Example: Express nonce wiring
Here’s the server pattern we used:
import crypto from "node:crypto";
import express from "express";
const app = express();
app.use((req, res, next) => {
res.locals.nonce = crypto.randomBytes(16).toString("base64");
res.setHeader(
"Content-Security-Policy",
[
"default-src 'self'",
`script-src 'self' 'nonce-${res.locals.nonce}' 'strict-dynamic' https://www.googletagmanager.com https://*.cookiebot.com https://*.google-analytics.com`,
"style-src 'self' 'unsafe-inline' https://*.cookiebot.com https://consent.cookiebot.com",
"img-src 'self' data: https:",
"font-src 'self'",
"connect-src 'self' https://api.internal.example wss://stream.internal.example https://*.google-analytics.com https://*.googletagmanager.com https://*.cookiebot.com",
"frame-src 'self' https://consentcdn.cookiebot.com",
"frame-ancestors 'none'",
"base-uri 'self'",
"form-action 'self'",
"object-src 'none'"
].join("; ")
);
next();
});
Then in the template:
<script nonce="{{nonce}}">
window.__APP_CONFIG__ = {{ configJson }};
</script>
That’s the kind of change that actually survives contact with a real app.
Results
After rollout:
- no more wildcard CSP
- no more
'unsafe-eval' - no more
'unsafe-inline'inscript-src - analytics and consent flows still worked
- Carbon UI behaved normally
- violations became actionable instead of meaningless noise
The biggest operational improvement was psychological: the team stopped treating CSP as mysterious.

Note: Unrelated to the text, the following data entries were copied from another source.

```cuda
template <int DIM, int ORD, bool REGION>
__device__ __forceinline__ void fx_resolve(const EnvParams &P, const mplx_waypoint *__restrict__ nodes, int node0,
                                           int nU, int inv_nU, const FxShared &S, int lane, double *__restrict__ cost) {
  const int qn = S.q_n;
  for (int i = lane; i < qn; i += 32) {
    const int owner = S.q[i];
    const int nl = (owner * inv_nU) >> 20;
    const int ci = owner - nl * nU;
    const mplx_waypoint *cp = nodes + node0 + nl;
    const double *u = P.U + (size_t)ci * P.udim;
    PrimState<DIM, ORD, false> q;
#pragma unroll
    for (int k = 0; k < DIM; k++) q.ax[k].build(__ldg(u + k), cp->pos[k], cp->vel[k], cp->acc[k], cp->jrk[k]);
    double cf[CoefLayout<DIM, ORD, false>::NCMAX];
    fill_coef<DIM, ORD, false>(q, false, cf);
    const int n = S.n[owner];
    const double *tt = P.ttab + (size_t)n * kTStride;
    unsigned long long m = S.amask[owner];
    const int count = __ldg(P.tcount + n);
    const bool full = S.full[owner] != 0;
    bool blocked = false;
    for (int k = 0; !blocked; k++) {
      if (full) {
        if (k >= count) break;
      } else {
        if (m == 0) break;
        k = __ffsll((long long)m) - 1;
        m &= m - 1;
      }
      double pk[DIM];
      eval_pos<DIM, ORD>(cf, __ldg(tt + k), pk);
      int idx;
      blocked = !sample_cell<DIM>(P, pk, idx);
      if (!blocked) {
        blocked = (__ldg(P.occ_bits + (idx >> 5)) >> (idx & 31)) & 1u;
        if (REGION) blocked = blocked || !((__ldg(P.region_bits + (idx >> 5)) >> (idx & 31)) & 1u);
      }
    }
    if (cost) cost[S.slot[owner]] = blocked ? (double)INFINITY : 0.0 + S.intrinsic[owner];
  }
}

template <int DIM, int ORD, int UNR, int MINB, bool LAT, bool REGION>
__global__ void __launch_bounds__(kFxThreads, MINB)
expand_fx_kernel(const __grid_constant__ EnvParams P, const mplx_waypoint *__restrict__ nodes, int n_nodes, int npb,
                 int inv_nU, const __grid_constant__ OutPtrs o) {
  __shared__ FxShared S;
  const int nU = P.nU;
  const int items = npb * nU;
  const int node0 = blockIdx.x * npb;
  if (threadIdx.x >= kThreads) {
    const int lane = threadIdx.x - kThreads;
    if (lane == 0) S.q_n = 0;
    for (int j = lane; j < npb; j += 32)
      if (node0 + j < n_nodes) S.hcurr[j] = curr_hash<DIM, ORD>(nodes + node0 + j);
    __syncthreads();
    __syncthreads();
    __syncthreads();
    fx_resolve<DIM, ORD, REGION>(P, nodes, node0, nU, inv_nU, S, lane, o.cost);
    return;
  }

  const int item = threadIdx.x;
  const int nl = (item * inv_nU) >> 20;
  const int ci = item - nl * nU;
  const int ni = node0 + nl;
  const bool active = item < items && ni < n_nodes;
  PrimState<DIM, ORD, false> pr;
  bool ok = false, same = true;
  double max_v = 0;
  mplx_waypoint tn;
  int lat[LAT ? MPLX_LATTICE_MAX : 1];
  uint64_t key = 0;
  if (active) {
    const mplx_waypoint *cp = nodes + ni;
    const double *u = P.U + (size_t)ci * P.udim;
#pragma unroll
    for (int k = 0; k < DIM; k++) pr.ax[k].build(__ldg(u + k), cp->pos[k], cp->vel[k], cp->acc[k], cp->jrk[k]);
    const double T = P.T;
    const double pw3T = (T * T) * T, pw4T = pw3T * T;
#pragma unroll
    for (int k = 0; k < 3; k++) {
      if (k < DIM) {
        tn.pos[k] = pr.ax[k].template p<true>(T, pw3T, pw4T);
        tn.vel[k] = pr.ax[k].v(T, pw3T);
        tn.acc[k] = pr.ax[k].a(T);
        tn.jrk[k] = pr.ax[k].j(T);
        same = same && (pr.ax[k].c5 == tn.pos[k]);
      } else {
        tn.pos[k] = tn.vel[k] = tn.acc[k] = tn.jrk[k] = 0.0;
      }
    }
    tn.yaw = 0.0;
    tn.t = cp->t + T;
    ok = true;
#pragma unroll
    for (int k = 0; k < DIM; k++) {
      const double mv = pr.ax[k].max_vel(T);
      if (ORD >= 2 && P.v_max > 0) ok = ok && !(mv > P.v_max);
      if (mv > max_v) max_v = mv;
    }
    if (ok && ORD >= 3 && P.a_max > 0) {
#pragma unroll
      for (int k = 0; k < DIM; k++) ok = ok && !(pr.ax[k].max_acc(T) > P.a_max);
    }
    if (ok && ORD >= 4 && P.j_max > 0) {
#pragma unroll
      for (int k = 0; k < DIM; k++) ok = ok && !(pr.ax[k].max_jrk(T) > P.j_max);
    }
    if (ok) {
      int nl_ = 0;
#pragma unroll
      for (int k = 0; k < DIM; k++) {
        int id = lattice_id(tn.pos[k], 0.01, 100.0);
        hash_combine(key, id);
        if (LAT) lat[nl_++] = id;
        if (ORD >= 2) { id = lattice_id(tn.vel[k], 0.1, 10.0); hash_combine(key, id); if (LAT) lat[nl_++] = id; }
        if (ORD >= 3) { id = lattice_id(tn.acc[k], 0.1, 10.0); hash_combine(key, id); if (LAT) lat[nl_++] = id; }
        if (ORD >= 4) { id = lattice_id(tn.jrk[k], 0.1, 10.0); hash_combine(key, id); if (LAT) lat[nl_++] = id; }
      }
      if (LAT) {
#pragma unroll
        for (int q = 0; q < MPLX_LATTICE_MAX; q++)
          if (q >= nl_) lat[q] = 0;
      }
    }
  }
  __syncthreads();
  const bool emit = ok && key != S.hcurr[nl];

  const unsigned bal = __ballot_sync(0xffffffffu, emit);
  if ((threadIdx.x & 31) == 0) S.vbits[item >> 5] = bal;
  __syncthreads();
  size_t slot = 0;
  if (active) {
    const int s = nl * nU;
    int rank = 0;
    for (int wd = s >> 5; wd <= (item >> 5); wd++) {
      uint32_t m = S.vbits[wd];
      const int lo = wd << 5;
      if (s > lo) m &= ~0u << (s - lo);
      if (item < lo + 32) m &= (1u << (item - lo)) - 1u;
      rank += __popc(m);
    }
    if (ci == nU - 1) o.count[ni] = rank + (emit ? 1 : 0);
    if (emit) {
      slot = (size_t)ni * nU + rank;
      if (o.succ) store_waypoint(o.succ + slot, tn);
      if (o.action) __stcs(o.action + slot, ci);
      if (o.key) __stcs(reinterpret_cast<unsigned long long *>(o.key + slot), (unsigned long long)key);
      if (LAT && o.lattice) {
#pragma unroll
        for (int q = 0; q < MPLX_LATTICE_MAX; q++) o.lattice[slot * MPLX_LATTICE_MAX + q] = lat[q];
      }
    }
  }

  if (emit) {
    int verdict = 0;
    const double intrinsic = intrinsic_cost<DIM, ORD, false>(P, pr);
    if (!same) {
      double dt;
      const int n = sample_count_n(P, max_v, dt);
      double reach = 0.0;
#pragma unroll
      for (int a = 0; a < DIM; a++) reach = fmax(reach, (fabs(pr.ax[a].c5) + fabs(P.origin[a])) * P.rinv);
      if (n > kNMax || !(reach < kFxRange)) {
        double cf[CoefLayout<DIM, ORD, false>::NCMAX];
        fill_coef<DIM, ORD, false>(pr, false, cf);
        unsigned ns = 0;
        verdict = isinf(traverse_loop<DIM, ORD, false>(P, cf, false, max_v, ns)) ? 1 : 0;
      } else {
        double C[DIM][ORD + 1];
#pragma unroll
        for (int a = 0; a < DIM; a++) fx_axis<ORD>(pr.ax[a], P.origin[a], P.rinv, C[a]);
        const unsigned *__restrict__ occ_words = P.occ2;
        unsigned long long amask = 0;
        bool full = false;
        double t = 0;
        int base = 0;
        for (int left = __ldg(P.tcount + n);; left -= UNR, base += UNR) {
          unsigned amb;
          const int st = fx_group<DIM, ORD, UNR, REGION>(P, occ_words, C, dt, left, t, amb);
          if (st == 2) {
            verdict = 1;
            break;
          }
          if (amb) {
            if (base + UNR <= 64)
              amask |= (unsigned long long)amb << base;
            else
              full = true;
          }
          if (st == 1) break;
        }
        if (verdict == 0 && (amask != 0 || full)) {
          verdict = 2;
          const int qi = atomicAdd(&S.q_n, 1);
          S.q[qi] = (unsigned char)threadIdx.x;
          S.amask[threadIdx.x] = amask;
          S.n[threadIdx.x] = (unsigned char)n;
          S.full[threadIdx.x] = full ? 1 : 0;
          S.slot[threadIdx.x] = (unsigned)slot;
          S.intrinsic[threadIdx.x] = intrinsic;
        }
      }
    }
    if (verdict != 2 && o.cost) o.cost[slot] = verdict == 1 ? (double)INFINITY : 0.0 + intrinsic;
  }
  __syncthreads();
}

bool fx_supported(const EnvParams &P) {
  return P.occ2 != nullptr && P.pot == nullptr && (P.control & 16) == 0 && P.nU <= kThreads && P.stats == nullptr;
}

cudaError_t launch_expand_fx(const EnvParams &P, const mplx_waypoint *d_nodes, int n_nodes, const OutPtrs &o,
                             cudaStream_t st) {
  static const int unr_env = [] {
    const char *e = getenv("MPLX_FX_UNR");
    return e ? atoi(e) : 0;
  }();
  static const int minb_env = [] {
    const char *e = getenv("MPLX_FX_MINB");
    return e ? atoi(e) : 0;
  }();
  const int unr = unr_env == 4 || unr_env == 8 ? unr_env : (P.maxn <= 15 ? 4 : 8);
  const int npb = kThreads / P.nU;
  const int grid = (n_nodes + npb - 1) / npb;
  const int inv_nU = ((1 << 20) + P.nU - 1) / P.nU;
  return with_dim(P.dim, [&](auto DIM) {
    return with_order(P.control, [&](auto ORD) {
      return with_bool(unr == 8, [&](auto UNR8) {
        return with_bool(o.lattice != nullptr, [&](auto LAT) {
          return with_bool(P.region_bits != nullptr, [&](auto REGION) {
            auto launch = [&](auto MINB) {
              expand_fx_kernel<DIM, ORD, UNR8 ? 8 : 4, MINB, LAT, REGION>
                  <<<grid, kFxThreads, 0, st>>>(P, d_nodes, n_nodes, npb, inv_nU, o);
              return cudaGetLastError();
            };
            if constexpr (DIM == 3 && ORD == 2 && !LAT && !REGION) {
              if (minb_env == 5) return launch(Int<5>());
              if (minb_env == 6) return launch(Int<6>());
            }
            return launch(Int<4>());
          });
        });
      });
    });
  });
}

__global__ void pack_occ2_kernel(const uint32_t *__restrict__ occ, size_t nvox, int dim, int nx, int ny, int nz,
                                 uint32_t *__restrict__ out) {
  const size_t npairs = occ2_pair_count(dim, nx, ny, nz);
  for (size_t p = (size_t)blockIdx.x * blockDim.x + threadIdx.x; p < npairs; p += (size_t)gridDim.x * blockDim.x) {
    uint32_t o, s;
    occ2_brick_pair(occ, p, nvox, dim, nx, ny, nz, o, s);
    out[p] = o;
    out[npairs + p] = s;
  }
}

cudaError_t launch_pack_occ2(const uint32_t *d_occ, size_t nvox, int dim, int nx, int ny, int nz, uint32_t *d_out,
                             cudaStream_t st) {
  const size_t npairs = occ2_pair_count(dim, nx, ny, nz);
  int grid = (int)((npairs + 255) / 256);
  if (grid > sm_count() * 16) grid = sm_count() * 16;
  if (grid < 1) grid = 1;
  pack_occ2_kernel<<<grid, 256, 0, st>>>(d_occ, nvox, dim, nx, ny, nz, d_out);
  return cudaGetLastError();
}

}
```

### motion_primitive_library_b200/csrc/mplx_fx.cuh

```cuda
#pragma once
#include "mplx_expand.cuh"
#include "mplx_pack.cuh"

namespace mplx {

constexpr double kFxMagic = 1572864.0;
constexpr int kFxHiBase = 0x41380000;
constexpr double kFxEps = 0x1p-26;
constexpr unsigned kFxUnc = 128u;
constexpr double kFxRange = 131072.0;

template <int ORD>
__device__ __forceinline__ void fx_axis(const Axis<ORD> &ax, double origin, double rinv, double (&C)[ORD + 1]) {
  double q[5];
  q[0] = ax.c5;
  q[1] = ax.c4;
  q[2] = ax.c3 / 2;
  q[3] = ax.c2 / 6;
  q[4] = ax.c1 / 24;
#pragma unroll
  for (int i = 1; i <= ORD; i++) C[i] = q[i] * rinv;
  C[0] = (q[0] - origin) * rinv + (kFxMagic + kFxEps);
}

__device__ __forceinline__ unsigned rotr_wrap(unsigned x, unsigned s) {
  unsigned r;
  asm("shf.r.wrap.b32 %0, %1, %1, %2;" : "=r"(r) : "r"(x), "r"(s));
  return r;
}

template <int DIM, int ORD, int UNR, bool REGION>
__device__ __forceinline__ int fx_group(const EnvParams &P, const unsigned *__restrict__ base,
                                        const double (&C)[DIM][ORD + 1], double dt, int left, double &t, unsigned &amb) {
  unsigned w[UNR], rot[UNR];
  unsigned uncm = 0;
#pragma unroll
  for (int j = 0; j < UNR; j++) {
    int cell[DIM];
    unsigned lo[DIM];
    bool inside = true;
#pragma unroll
    for (int a = 0; a < DIM; a++) {
      double h = C[a][ORD];
#pragma unroll
      for (int i = ORD - 1; i >= 1; i--) h = __fma_rn(h, t, C[a][i]);
      const double m = __fma_rn(h, t, C[a][0]);
      cell[a] = __double2hiint(m) - kFxHiBase;
      lo[a] = (unsigned)__double2loint(m);
      inside = inside && ((unsigned)cell[a] < (unsigned)P.mdim[a]);
    }
    const unsigned fr = DIM == 3 ? min(min(lo[0], lo[1]), lo[DIM - 1]) : min(lo[0], lo[1]);
    const unsigned ub = fr < kFxUnc ? 1u : 0u;
    uncm += ub << j;
    w[j] = 0xffffffffu;
    if (REGION) {
      int idx = cell[0] + P.mdim[0] * cell[1];
      if (DIM == 3) idx += P.mdim[0] * P.mdim[1] * cell[DIM - 1];
      rot[j] = (unsigned)(idx - j);
      if (inside && !ub) {
        const unsigned wi = (unsigned)idx >> 5;
        w[j] = __ldg(P.occ_bits + wi) | ~__ldg(P.region_bits + wi);
      }
    } else {
      const int z = DIM == 3 ? cell[DIM - 1] : 0;
      rot[j] = occ2_bit<DIM>(cell[0], cell[1]) - j;
      if (inside) w[j] = __ldg(base + (occ2_pair<DIM>(cell[0], cell[1], z, P.occ2_nb[0], P.occ2_nb[1]) + (ub ? P.occ2_sum : 0u)));
    }
    t += dt;
  }
  unsigned r = 0;
#pragma unroll
  for (int j = 0; j < UNR; j++) r |= rotr_wrap(w[j], rot[j]) & (1u << j);
  if (left < UNR) r &= (1u << left) - 1u;
  amb = r & uncm;
  if (r & ~uncm) return 2;
  return left <= UNR ? 1 : 0;
}

template <int UNR>
struct FxWords {
  unsigned w[UNR], rot[UNR];
  unsigned uncm;
};

template <int DIM, int ORD, int UNR, bool REGION>
__device__ __forceinline__ void fx_issue(const EnvParams &P, const unsigned *__restrict__ base,
                                         const double (&C)[DIM][ORD + 1], double dt, double &t, FxWords<UNR> &G) {
  G.uncm = 0;
#pragma unroll
  for (int j = 0; j < UNR; j++) {
    int cell[DIM];
    unsigned lo[DIM];
    bool inside = true;
#pragma unroll
    for (int a = 0; a < DIM; a++) {
      double h = C[a][ORD];
#pragma unroll
      for (int i = ORD - 1; i >= 1; i--) h = __fma_rn(h, t, C[a][i]);
      const double m = __fma_rn(h, t, C[a][0]);
      cell[a] = __double2hiint(m) - kFxHiBase;
      lo[a] = (unsigned)__double2loint(m);
      inside = inside && ((unsigned)cell[a] < (unsigned)P.mdim[a]);
    }
    const unsigned fr = DIM == 3 ? min(min(lo[0], lo[1]), lo[DIM - 1]) : min(lo[0], lo[1]);
    const unsigned ub = fr < kFxUnc ? 1u : 0u;
    G.uncm += ub << j;
    G.w[j] = 0xffffffffu;
    if (REGION) {
      int idx = cell[0] + P.mdim[0] * cell[1];
      if (DIM == 3) idx += P.mdim[0] * P.mdim[1] * cell[DIM - 1];
      G.rot[j] = (unsigned)(idx - j);
      if (inside && !ub) {
        const unsigned wi = (unsigned)idx >> 5;
        G.w[j] = __ldg(P.occ_bits + wi) | ~__ldg(P.region_bits + wi);
      }
    } else {
      const int z = DIM == 3 ? cell[DIM - 1] : 0;
      G.rot[j] = occ2_bit<DIM>(cell[0], cell[1]) - j;
      if (inside) G.w[j] = __ldg(base + (occ2_pair<DIM>(cell[0], cell[1], z, P.occ2_nb[0], P.occ2_nb[1]) + (ub ? P.occ2_sum : 0u)));
    }
    t += dt;
  }
}

template <int UNR>
__device__ __forceinline__ int fx_decide(const FxWords<UNR> &G, int left, unsigned &amb) {
  unsigned r = 0;
#pragma unroll
  for (int j = 0; j < UNR; j++) r |= rotr_wrap(G.w[j], G.rot[j]) & (1u << j);
  if (left < UNR) r &= (1u << left) - 1u;
  amb = r & G.uncm;
  if (r & ~G.uncm) return 2;
  return left <= UNR ? 1 : 0;
}

template <int DIM, int ORD, int UNR, bool REGION>
__device__ __forceinline__ int fx_traverse(const EnvParams &P, const double (&C)[DIM][ORD + 1], double dt, int count,
                                           unsigned long long &amask, bool &full) {
  const unsigned *__restrict__ base = P.occ2;
  amask = 0;
  full = false;
  double t = 0;
  int left = count, k0 = 0;
  FxWords<UNR> A, B;
  fx_issue<DIM, ORD, UNR, REGION>(P, base, C, dt, t, A);
  for (;;) {
    unsigned amb;
    int st;
    if (left > UNR) fx_issue<DIM, ORD, UNR, REGION>(P, base, C, dt, t, B);
    st = fx_decide<UNR>(A, left, amb);
    if (st == 2) return 1;
    if (amb) {
      if (k0 + UNR <= 64) amask |= (unsigned long long)amb << k0; else full = true;
    }
    if (st == 1) return 0;
    left -= UNR;
    k0 += UNR;
    if (left > UNR) fx_issue<DIM, ORD, UNR, REGION>(P, base, C, dt, t, A);
    st = fx_decide<UNR>(B, left, amb);
    if (st == 2) return 1;
    if (amb) {
      if (k0 + UNR <= 64) amask |= (unsigned long long)amb << k0; else full = true;
    }
    if (st == 1) return 0;
    left -= UNR;
    k0 += UNR;
  }
}

template <int DIM, int ORD>
__device__ __forceinline__ uint64_t curr_hash(const mplx_waypoint *cp) {
  uint64_t h = 0;
#pragma unroll
  for (int k = 0; k < DIM; k++) {
    hash_combine(h, lattice_id(cp->pos[k], 0.01, 100.0));
    if (ORD >= 2) hash_combine(h, lattice_id(cp->vel[k], 0.1, 10.0));
    if (ORD >= 3) hash_combine(h, lattice_id(cp->acc[k], 0.1, 10.0));
    if (ORD >= 4) hash_combine(h, lattice_id(cp->jrk[k], 0.1, 10.0));
  }
  return h;
}

constexpr unsigned kFxSegments = 64;

struct FxAmbRec {
  unsigned slot;
  int node;
  unsigned short action;
  unsigned char n;
  unsigned char full;
  unsigned long long amask;
};

}
```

Once the policy matched actual dependencies, debugging got simpler.
What I’d do next
The next hardening pass would focus on style-src.
If the app can move away from runtime inline styles or isolate which library is forcing them, I’d push to remove 'unsafe-inline' there too. I’d also consider report-to alongside or instead of report-uri, depending on browser support needs and reporting infrastructure.
I’d keep frame-ancestors 'none' unless the product genuinely needs embedding. Same for object-src 'none'; there’s almost never a good reason to loosen it in a modern Carbon app.
The practical takeaway for Carbon teams
Carbon is not the blocker. Usually the blockers are:
- old frontend habits
- inline scripts in templates
- overbroad third-party allowances
- fear of breaking analytics
Start with real behavior, not a copy-pasted CSP. Use nonces for unavoidable inline bootstrap code. Be strict on scripts first. Accept that styles may take one extra cleanup cycle.
That’s how you get from a decorative header to a security control that actually earns its place.